My tears bursted, and I let it stream down my face. I guess it's not that greedy if I let Dad see the real me. The other side of me that I've been hiding for years. I am weak, wreck and broken. My chest was hurting and all I could do was cry and cry until my eyes hurt and my heart bleeds. It was the only thing that strengthened me. It's where I hope for the pain to subside. L

"I saw him. I saw him this morning, princess. I saw him in your house with another woman. L I wanted to surprise you. But-Fuck!"

My silent cry became a wail as my Dad punched the table. I closed my eyes and prayed hard to stop the tears from falling but I just couldn't. It won't stop. What my Dad told me added to my grief. Atlas hurt me again. He's still not content with hurting me alone that he had to bring Dad into this.

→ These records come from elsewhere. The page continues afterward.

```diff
+  float d_mean[3] = {0.f, 0.f, 0.f};
+  float d_m2[3] = {0.f, 0.f, 0.f};
+  float d_op = 0.f;
+  float d_scale[3] = {0.f, 0.f, 0.f};
+  float d_rot[4] = {0.f, 0.f, 0.f, 0.f};
+  float d_c3[6] = {0.f, 0.f, 0.f, 0.f, 0.f, 0.f};
+  float gr[3] = {0.f, 0.f, 0.f};
+  float b[16];
+  const int nb = (a.sh_degree + 1) * (a.sh_degree + 1);
+  float p[3];
+  if (n != 0) k8_chain<false>(a, g, idx, s, p, d_mean, d_m2, d_op, d_scale, d_rot, d_c3, gr);
+  if (in_range) {
+    const float d_col[3] = {0.f, 0.f, 0.f};
+    k8_store_row<false>(out, idx, d_m2, d_op, d_scale, d_rot, d_c3, d_col);
+  }
+  __builtin_amdgcn_sched_barrier(0);
+  if (n != 0) {
+    float ux, uy, uz;
+    const float inv = unit_dir(p, a.campos, ux, uy, uz);
+    sh_basis(a.sh_degree, ux, uy, uz, b);
+    const float* jp = g.shjac + (size_t)idx * kJacStride;
+    float J[9];
+#pragma unroll
+    for (int k = 0; k < 9; ++k) J[k] = jp[k];
+    k8_add_view_term(gr, J, ux, uy, uz, inv, d_mean);
+  } else {
+#pragma unroll
+    for (int j = 0; j < 3; ++j) d_mean[j] = 0.f;
+  }
+  if (in_range) {
+#pragma unroll
+    for (int j = 0; j < 3; ++j) out.dL_dmeans3D[idx * 3 + j] = d_mean[j];
+  }
+
+  float* lds = reinterpret_cast<float*>(smem_raw);
+  const int nc = a.M * 3, stride = sh_row_stride(nc);
+  __syncthreads();
+  if (in_range) {
+    float* row = lds + threadIdx.x * stride;
+#pragma unroll
+    for (int i = 0; i < 12; ++i) {
+      if (i * 4 < nc) {
+        float v[4];
+#pragma unroll
+        for (int c = 0; c < 4; ++c) {
+          const int k = (i * 4 + c) / 3, ch = (i * 4 + c) % 3;
+          v[c] = (n != 0 && k < nb) ? b[k] * gr[ch] : 0.f;
+        }
+        *reinterpret_cast<float4*>(row + i * 4) = make_float4(v[0], v[1], v[2], v[3]);
+      }
+    }
+  }
+  __syncthreads();
+  coop_store_sh<false>(out.dL_dshs, block_first, a.P, nc, lds);
+}
+
 template <bool ACC, bool COOP, bool COLOR>
 __device__ __forceinline__ void sh_bwd_batched_body(const ShBwdViews& v, int P, int M, int sh_degree,
                                                     const float* __restrict__ means3D, const float* __restrict__ shs,
@@ -1662,6 +1762,18 @@
                          s, work, work_counter, g.tiles_touched, g.offsets, const_cast<float*>(inst_grads));
       HGS_LAUNCH_CHECK("preprocess_bwd_long_runs", s, a.debug);
     }
+    const char* fuse_env = getenv("HGS_K8_FUSE");
+    const bool fused = !(fuse_env && fuse_env[0] == '0') && !a.lod_render_indices && !a.accumulate_grads &&
+                       !a.defer_sh_bwd && a.shs && !a.shs_rest && out.dL_dshs && a.prepare_backward && !a.colors_precomp &&
+                       ((a.M * 3) & 3) == 0;
+    if (fused) {
+      const size_t stage_bytes = (size_t)(kPreBlock / 64) * kK8StageRec * 5 * sizeof(float2);
+      const size_t rows_bytes = (size_t)kPreBlock * (a.M * 3 + 4) * sizeof(float);
+      hipLaunchKernelGGL(preprocess_bwd_sh_kernel, dim3(nblk), dim3(kPreBlock),
+                         stage_bytes > rows_bytes ? stage_bytes : rows_bytes, s, a, g, inst_grads, out, presum ? 1 : 0);
+      HGS_LAUNCH_CHECK("preprocess_bwd_sh", s, a.debug);
+      return HGS_OK;
+    }
     auto k8a = a.lod_render_indices ? preprocess_bwd_kernel<false, true>
                                     : (a.accumulate_grads ? preprocess_bwd_kernel<true, false> : preprocess_bwd_kernel<false, false>);
     hipLaunchKernelGGL(k8a, dim3(nblk), dim3(kPreBlock), 0, s, a, g, inst_grads, drgb, dmean_rows, lod_flag, out,
```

How could he stomach bringing Trina inside my own house? Atlas stripped all of me. From the day I started loving him, I've lost everything. My love for myself, dignity, and even my self-respect vanished when I let him have mistresses. When I agreed to it even if I'm the wife, even if I had the rights. Atlas was so unfair.

"I hate him for hurting you, Hija. Why did you do it to yourself?" I felt my Dad's hands holding me tight. He pulled me up and hugged me tightly. It was so tight that it seemed to tell me that no one should hurt me. "I will destroy him, Hija. I would never forgive the person who hurt my daughter," he whispered softly.

My Dad kissed the top of my head. He released me from the hug and looked at my face. My tears kept on falling but I can still see his concern stare at me. He wiped my tears, slowly and carefully. As Dad did that, my sight gradually became clearer and clearer. I can see tears coming from his eyes. I couldn't help but cry another batch of tears.

"I-I'm so-sorry, Daddy." I whined. My heart was crumbling as I saw tears and sadness in his eyes. I am a failure. I failed my Dad's expectation towards me.